[What you will do]: Where does the string "XLOADS" appear in the material? Copy each line that holds it.

[Listed records]:
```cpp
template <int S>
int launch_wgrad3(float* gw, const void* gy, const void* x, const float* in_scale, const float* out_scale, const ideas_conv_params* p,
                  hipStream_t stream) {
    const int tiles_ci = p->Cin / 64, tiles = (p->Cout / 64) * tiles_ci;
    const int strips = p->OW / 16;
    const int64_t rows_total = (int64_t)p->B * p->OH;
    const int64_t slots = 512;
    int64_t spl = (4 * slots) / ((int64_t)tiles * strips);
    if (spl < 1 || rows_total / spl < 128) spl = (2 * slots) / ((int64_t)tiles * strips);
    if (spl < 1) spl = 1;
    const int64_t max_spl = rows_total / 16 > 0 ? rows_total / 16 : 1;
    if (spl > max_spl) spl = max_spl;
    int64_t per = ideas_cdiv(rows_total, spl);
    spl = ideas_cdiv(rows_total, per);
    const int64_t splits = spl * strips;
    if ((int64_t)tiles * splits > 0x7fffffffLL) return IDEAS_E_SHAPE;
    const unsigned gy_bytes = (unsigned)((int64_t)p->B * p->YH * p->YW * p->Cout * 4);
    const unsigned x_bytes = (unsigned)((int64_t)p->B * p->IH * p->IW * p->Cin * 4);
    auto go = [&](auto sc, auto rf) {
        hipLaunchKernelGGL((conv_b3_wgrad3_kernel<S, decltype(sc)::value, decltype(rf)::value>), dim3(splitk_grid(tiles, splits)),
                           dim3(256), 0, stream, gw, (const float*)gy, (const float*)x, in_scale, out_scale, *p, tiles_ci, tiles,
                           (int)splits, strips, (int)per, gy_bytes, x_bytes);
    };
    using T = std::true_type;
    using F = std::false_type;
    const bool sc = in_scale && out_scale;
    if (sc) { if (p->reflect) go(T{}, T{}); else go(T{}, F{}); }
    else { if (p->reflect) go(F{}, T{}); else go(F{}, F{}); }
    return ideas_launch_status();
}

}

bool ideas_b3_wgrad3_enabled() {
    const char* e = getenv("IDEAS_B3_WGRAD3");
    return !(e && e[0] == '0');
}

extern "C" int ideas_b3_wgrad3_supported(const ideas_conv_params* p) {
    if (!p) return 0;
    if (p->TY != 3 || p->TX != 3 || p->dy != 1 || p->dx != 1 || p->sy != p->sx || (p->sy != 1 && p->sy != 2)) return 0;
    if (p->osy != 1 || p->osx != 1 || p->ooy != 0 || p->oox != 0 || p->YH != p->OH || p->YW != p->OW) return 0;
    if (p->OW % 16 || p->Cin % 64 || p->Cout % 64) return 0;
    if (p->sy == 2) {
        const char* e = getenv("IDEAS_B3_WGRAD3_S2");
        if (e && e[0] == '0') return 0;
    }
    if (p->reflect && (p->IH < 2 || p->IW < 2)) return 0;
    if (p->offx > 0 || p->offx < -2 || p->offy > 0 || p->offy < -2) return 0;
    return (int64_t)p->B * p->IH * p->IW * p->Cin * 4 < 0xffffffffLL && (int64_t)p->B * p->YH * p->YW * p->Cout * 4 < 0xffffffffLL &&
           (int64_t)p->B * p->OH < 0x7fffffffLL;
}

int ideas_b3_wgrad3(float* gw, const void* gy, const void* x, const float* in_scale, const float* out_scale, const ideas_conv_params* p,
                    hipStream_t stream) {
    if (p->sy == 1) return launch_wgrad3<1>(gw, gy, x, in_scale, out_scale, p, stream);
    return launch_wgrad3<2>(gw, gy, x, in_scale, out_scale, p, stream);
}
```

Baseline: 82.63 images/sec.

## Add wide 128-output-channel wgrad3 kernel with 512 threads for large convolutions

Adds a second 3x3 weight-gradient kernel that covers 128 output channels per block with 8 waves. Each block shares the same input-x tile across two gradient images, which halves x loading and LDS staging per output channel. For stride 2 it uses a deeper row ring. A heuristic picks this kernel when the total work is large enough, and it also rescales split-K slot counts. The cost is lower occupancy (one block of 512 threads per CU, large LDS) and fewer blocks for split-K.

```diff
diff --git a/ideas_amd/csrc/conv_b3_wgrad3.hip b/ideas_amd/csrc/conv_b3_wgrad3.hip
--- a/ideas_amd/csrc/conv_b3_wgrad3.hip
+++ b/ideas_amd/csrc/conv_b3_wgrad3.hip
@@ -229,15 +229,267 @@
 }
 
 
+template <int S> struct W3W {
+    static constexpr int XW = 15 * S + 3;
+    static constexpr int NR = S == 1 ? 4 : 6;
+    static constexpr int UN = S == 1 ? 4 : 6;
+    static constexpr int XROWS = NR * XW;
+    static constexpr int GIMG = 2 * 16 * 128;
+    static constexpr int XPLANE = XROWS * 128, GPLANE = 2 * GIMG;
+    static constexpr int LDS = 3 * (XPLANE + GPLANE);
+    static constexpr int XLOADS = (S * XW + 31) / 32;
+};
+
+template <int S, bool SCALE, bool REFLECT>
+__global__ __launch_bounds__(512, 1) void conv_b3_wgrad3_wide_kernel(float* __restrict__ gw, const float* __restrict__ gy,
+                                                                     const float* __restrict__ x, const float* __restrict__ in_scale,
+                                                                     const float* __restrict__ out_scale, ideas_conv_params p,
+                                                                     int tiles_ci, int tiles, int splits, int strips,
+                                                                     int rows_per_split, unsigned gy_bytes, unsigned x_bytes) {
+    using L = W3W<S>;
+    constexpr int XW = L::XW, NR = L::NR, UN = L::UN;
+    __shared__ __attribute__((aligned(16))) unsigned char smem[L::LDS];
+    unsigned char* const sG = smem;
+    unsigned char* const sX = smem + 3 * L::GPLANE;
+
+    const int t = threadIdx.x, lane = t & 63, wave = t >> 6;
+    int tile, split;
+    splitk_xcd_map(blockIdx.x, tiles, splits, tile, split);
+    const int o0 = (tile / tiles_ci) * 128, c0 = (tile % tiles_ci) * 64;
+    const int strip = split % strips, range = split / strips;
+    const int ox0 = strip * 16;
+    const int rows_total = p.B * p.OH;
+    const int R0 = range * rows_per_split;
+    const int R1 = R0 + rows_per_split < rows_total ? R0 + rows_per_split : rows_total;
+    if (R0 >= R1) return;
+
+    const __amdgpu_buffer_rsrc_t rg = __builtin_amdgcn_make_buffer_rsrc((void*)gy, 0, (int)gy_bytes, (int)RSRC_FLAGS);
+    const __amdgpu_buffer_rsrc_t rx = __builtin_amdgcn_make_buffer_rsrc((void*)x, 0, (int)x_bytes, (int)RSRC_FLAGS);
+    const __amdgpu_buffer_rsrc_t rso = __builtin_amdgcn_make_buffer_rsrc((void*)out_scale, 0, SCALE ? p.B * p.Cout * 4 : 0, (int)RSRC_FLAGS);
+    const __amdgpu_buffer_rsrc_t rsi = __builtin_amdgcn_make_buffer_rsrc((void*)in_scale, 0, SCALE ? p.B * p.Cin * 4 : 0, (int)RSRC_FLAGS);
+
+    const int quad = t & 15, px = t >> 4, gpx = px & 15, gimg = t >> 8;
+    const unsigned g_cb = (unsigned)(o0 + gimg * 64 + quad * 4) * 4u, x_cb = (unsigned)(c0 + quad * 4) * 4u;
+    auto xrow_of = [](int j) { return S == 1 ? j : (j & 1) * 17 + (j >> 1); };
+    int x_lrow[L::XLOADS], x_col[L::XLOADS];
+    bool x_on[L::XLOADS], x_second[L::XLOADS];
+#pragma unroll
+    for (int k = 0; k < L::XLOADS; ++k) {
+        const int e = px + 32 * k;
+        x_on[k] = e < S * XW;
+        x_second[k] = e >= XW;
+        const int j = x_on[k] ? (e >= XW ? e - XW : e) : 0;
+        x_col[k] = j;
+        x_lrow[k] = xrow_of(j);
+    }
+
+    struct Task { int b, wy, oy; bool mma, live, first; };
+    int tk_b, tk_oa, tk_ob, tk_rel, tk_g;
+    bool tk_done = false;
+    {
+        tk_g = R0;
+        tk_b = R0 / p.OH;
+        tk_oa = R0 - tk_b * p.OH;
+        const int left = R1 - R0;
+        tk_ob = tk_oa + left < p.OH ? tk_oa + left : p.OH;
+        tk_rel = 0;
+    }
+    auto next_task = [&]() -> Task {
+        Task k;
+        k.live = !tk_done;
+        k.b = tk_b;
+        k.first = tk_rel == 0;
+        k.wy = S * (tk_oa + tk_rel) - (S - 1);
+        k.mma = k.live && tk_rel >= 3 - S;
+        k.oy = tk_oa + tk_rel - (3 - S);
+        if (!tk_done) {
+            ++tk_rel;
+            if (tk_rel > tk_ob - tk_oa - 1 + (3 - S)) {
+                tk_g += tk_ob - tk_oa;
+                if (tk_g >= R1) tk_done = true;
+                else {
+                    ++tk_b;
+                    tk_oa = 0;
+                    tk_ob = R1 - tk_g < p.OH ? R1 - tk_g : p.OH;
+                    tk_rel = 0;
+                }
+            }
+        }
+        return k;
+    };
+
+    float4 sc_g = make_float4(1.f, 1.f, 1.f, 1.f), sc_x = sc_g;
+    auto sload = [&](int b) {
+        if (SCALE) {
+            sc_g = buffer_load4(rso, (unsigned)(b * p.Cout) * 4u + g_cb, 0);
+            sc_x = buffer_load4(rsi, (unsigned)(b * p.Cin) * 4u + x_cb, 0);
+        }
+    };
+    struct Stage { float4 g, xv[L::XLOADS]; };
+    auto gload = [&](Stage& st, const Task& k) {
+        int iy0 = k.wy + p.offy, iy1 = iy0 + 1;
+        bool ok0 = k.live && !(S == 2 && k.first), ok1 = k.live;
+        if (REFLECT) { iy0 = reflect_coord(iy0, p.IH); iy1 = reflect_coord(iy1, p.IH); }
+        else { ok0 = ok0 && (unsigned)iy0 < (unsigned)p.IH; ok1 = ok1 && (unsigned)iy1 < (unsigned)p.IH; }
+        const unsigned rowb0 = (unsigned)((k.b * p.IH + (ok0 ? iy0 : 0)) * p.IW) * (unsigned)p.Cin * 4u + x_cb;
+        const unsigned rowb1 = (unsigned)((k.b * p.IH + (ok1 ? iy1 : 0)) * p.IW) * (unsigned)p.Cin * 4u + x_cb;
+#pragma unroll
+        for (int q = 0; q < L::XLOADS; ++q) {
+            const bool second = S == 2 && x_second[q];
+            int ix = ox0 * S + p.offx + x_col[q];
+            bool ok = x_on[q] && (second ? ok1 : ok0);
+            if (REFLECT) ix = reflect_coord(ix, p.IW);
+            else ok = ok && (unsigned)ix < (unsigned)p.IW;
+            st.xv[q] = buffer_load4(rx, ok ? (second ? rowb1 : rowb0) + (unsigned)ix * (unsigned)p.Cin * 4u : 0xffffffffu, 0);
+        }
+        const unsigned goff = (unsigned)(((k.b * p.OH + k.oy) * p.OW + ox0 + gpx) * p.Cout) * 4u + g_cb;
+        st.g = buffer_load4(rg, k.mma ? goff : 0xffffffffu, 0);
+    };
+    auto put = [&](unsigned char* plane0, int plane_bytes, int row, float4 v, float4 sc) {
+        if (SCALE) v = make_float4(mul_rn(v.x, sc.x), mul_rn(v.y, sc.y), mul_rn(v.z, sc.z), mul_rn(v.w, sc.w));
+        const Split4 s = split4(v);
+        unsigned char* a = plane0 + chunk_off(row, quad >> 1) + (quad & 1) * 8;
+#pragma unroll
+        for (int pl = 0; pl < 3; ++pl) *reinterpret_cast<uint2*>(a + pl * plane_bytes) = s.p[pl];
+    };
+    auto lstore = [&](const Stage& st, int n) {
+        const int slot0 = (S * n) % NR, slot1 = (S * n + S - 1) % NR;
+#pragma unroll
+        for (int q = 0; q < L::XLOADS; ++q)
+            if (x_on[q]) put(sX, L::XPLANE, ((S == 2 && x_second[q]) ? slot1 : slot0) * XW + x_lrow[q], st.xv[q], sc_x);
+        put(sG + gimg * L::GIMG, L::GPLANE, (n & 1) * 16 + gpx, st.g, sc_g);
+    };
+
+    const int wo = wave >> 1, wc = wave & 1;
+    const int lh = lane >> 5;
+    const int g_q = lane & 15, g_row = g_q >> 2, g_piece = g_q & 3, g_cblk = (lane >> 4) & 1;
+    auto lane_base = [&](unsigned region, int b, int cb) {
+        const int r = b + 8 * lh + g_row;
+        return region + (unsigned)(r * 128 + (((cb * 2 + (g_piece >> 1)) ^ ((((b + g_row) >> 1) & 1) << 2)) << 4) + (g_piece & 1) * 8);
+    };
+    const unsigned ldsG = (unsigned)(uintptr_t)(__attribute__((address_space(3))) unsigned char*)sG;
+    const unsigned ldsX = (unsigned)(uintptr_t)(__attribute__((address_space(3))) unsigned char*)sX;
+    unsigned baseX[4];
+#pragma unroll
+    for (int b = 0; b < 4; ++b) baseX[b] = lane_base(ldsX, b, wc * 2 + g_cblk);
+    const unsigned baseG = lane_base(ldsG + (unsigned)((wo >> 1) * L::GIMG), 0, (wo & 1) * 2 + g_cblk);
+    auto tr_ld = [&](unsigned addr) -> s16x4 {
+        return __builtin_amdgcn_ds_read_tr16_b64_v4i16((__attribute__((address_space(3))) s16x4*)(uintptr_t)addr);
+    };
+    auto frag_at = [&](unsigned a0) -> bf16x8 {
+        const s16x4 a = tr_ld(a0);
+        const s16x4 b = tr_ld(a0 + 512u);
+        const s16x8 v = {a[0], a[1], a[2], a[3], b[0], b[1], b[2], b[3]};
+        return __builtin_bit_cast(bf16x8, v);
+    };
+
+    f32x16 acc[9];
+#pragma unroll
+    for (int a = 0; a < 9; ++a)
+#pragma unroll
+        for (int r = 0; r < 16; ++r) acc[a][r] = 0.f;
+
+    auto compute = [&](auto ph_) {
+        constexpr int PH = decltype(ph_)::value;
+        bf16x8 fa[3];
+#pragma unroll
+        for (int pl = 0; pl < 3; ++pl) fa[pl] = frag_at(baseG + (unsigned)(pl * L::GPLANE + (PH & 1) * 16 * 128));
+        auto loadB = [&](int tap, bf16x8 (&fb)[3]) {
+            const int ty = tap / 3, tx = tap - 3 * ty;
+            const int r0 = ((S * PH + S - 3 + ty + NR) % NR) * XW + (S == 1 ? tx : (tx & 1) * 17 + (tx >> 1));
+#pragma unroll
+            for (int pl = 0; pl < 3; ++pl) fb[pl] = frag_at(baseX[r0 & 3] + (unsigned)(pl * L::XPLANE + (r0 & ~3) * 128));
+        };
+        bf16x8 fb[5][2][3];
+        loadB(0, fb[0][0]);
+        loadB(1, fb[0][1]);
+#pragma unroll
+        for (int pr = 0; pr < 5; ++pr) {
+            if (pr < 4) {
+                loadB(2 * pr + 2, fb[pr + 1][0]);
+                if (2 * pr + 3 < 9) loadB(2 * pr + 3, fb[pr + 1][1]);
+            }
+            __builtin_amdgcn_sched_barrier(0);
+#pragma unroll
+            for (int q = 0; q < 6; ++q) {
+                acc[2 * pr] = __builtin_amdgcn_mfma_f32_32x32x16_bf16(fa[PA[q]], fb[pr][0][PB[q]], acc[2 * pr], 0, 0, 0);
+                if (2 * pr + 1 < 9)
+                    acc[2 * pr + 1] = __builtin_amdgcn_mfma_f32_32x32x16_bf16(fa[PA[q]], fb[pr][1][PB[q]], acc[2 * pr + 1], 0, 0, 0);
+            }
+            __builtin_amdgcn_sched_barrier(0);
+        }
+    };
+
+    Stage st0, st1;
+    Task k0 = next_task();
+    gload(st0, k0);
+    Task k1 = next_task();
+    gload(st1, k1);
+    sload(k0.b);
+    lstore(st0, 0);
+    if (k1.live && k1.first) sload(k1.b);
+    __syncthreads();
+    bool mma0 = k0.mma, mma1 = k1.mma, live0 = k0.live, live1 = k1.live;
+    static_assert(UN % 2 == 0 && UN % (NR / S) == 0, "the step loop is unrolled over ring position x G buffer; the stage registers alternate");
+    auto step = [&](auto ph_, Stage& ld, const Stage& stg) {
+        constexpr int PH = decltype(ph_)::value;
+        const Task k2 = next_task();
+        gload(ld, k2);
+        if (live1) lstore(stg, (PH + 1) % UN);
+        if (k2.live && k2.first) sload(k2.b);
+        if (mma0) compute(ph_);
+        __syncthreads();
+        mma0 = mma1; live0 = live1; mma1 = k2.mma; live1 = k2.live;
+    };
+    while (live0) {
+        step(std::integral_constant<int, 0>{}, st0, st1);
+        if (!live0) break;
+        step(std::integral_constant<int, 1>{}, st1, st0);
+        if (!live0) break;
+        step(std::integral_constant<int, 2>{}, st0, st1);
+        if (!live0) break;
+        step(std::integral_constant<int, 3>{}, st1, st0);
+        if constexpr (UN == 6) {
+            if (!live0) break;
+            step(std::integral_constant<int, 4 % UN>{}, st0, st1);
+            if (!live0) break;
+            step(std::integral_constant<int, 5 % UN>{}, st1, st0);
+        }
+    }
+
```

[Result]:
+    static constexpr int XLOADS = (S * XW + 31) / 32;
+    int x_lrow[L::XLOADS], x_col[L::XLOADS];
+    bool x_on[L::XLOADS], x_second[L::XLOADS];
+    for (int k = 0; k < L::XLOADS; ++k) {
+    struct Stage { float4 g, xv[L::XLOADS]; };
+        for (int q = 0; q < L::XLOADS; ++q) {
+        for (int q = 0; q < L::XLOADS; ++q)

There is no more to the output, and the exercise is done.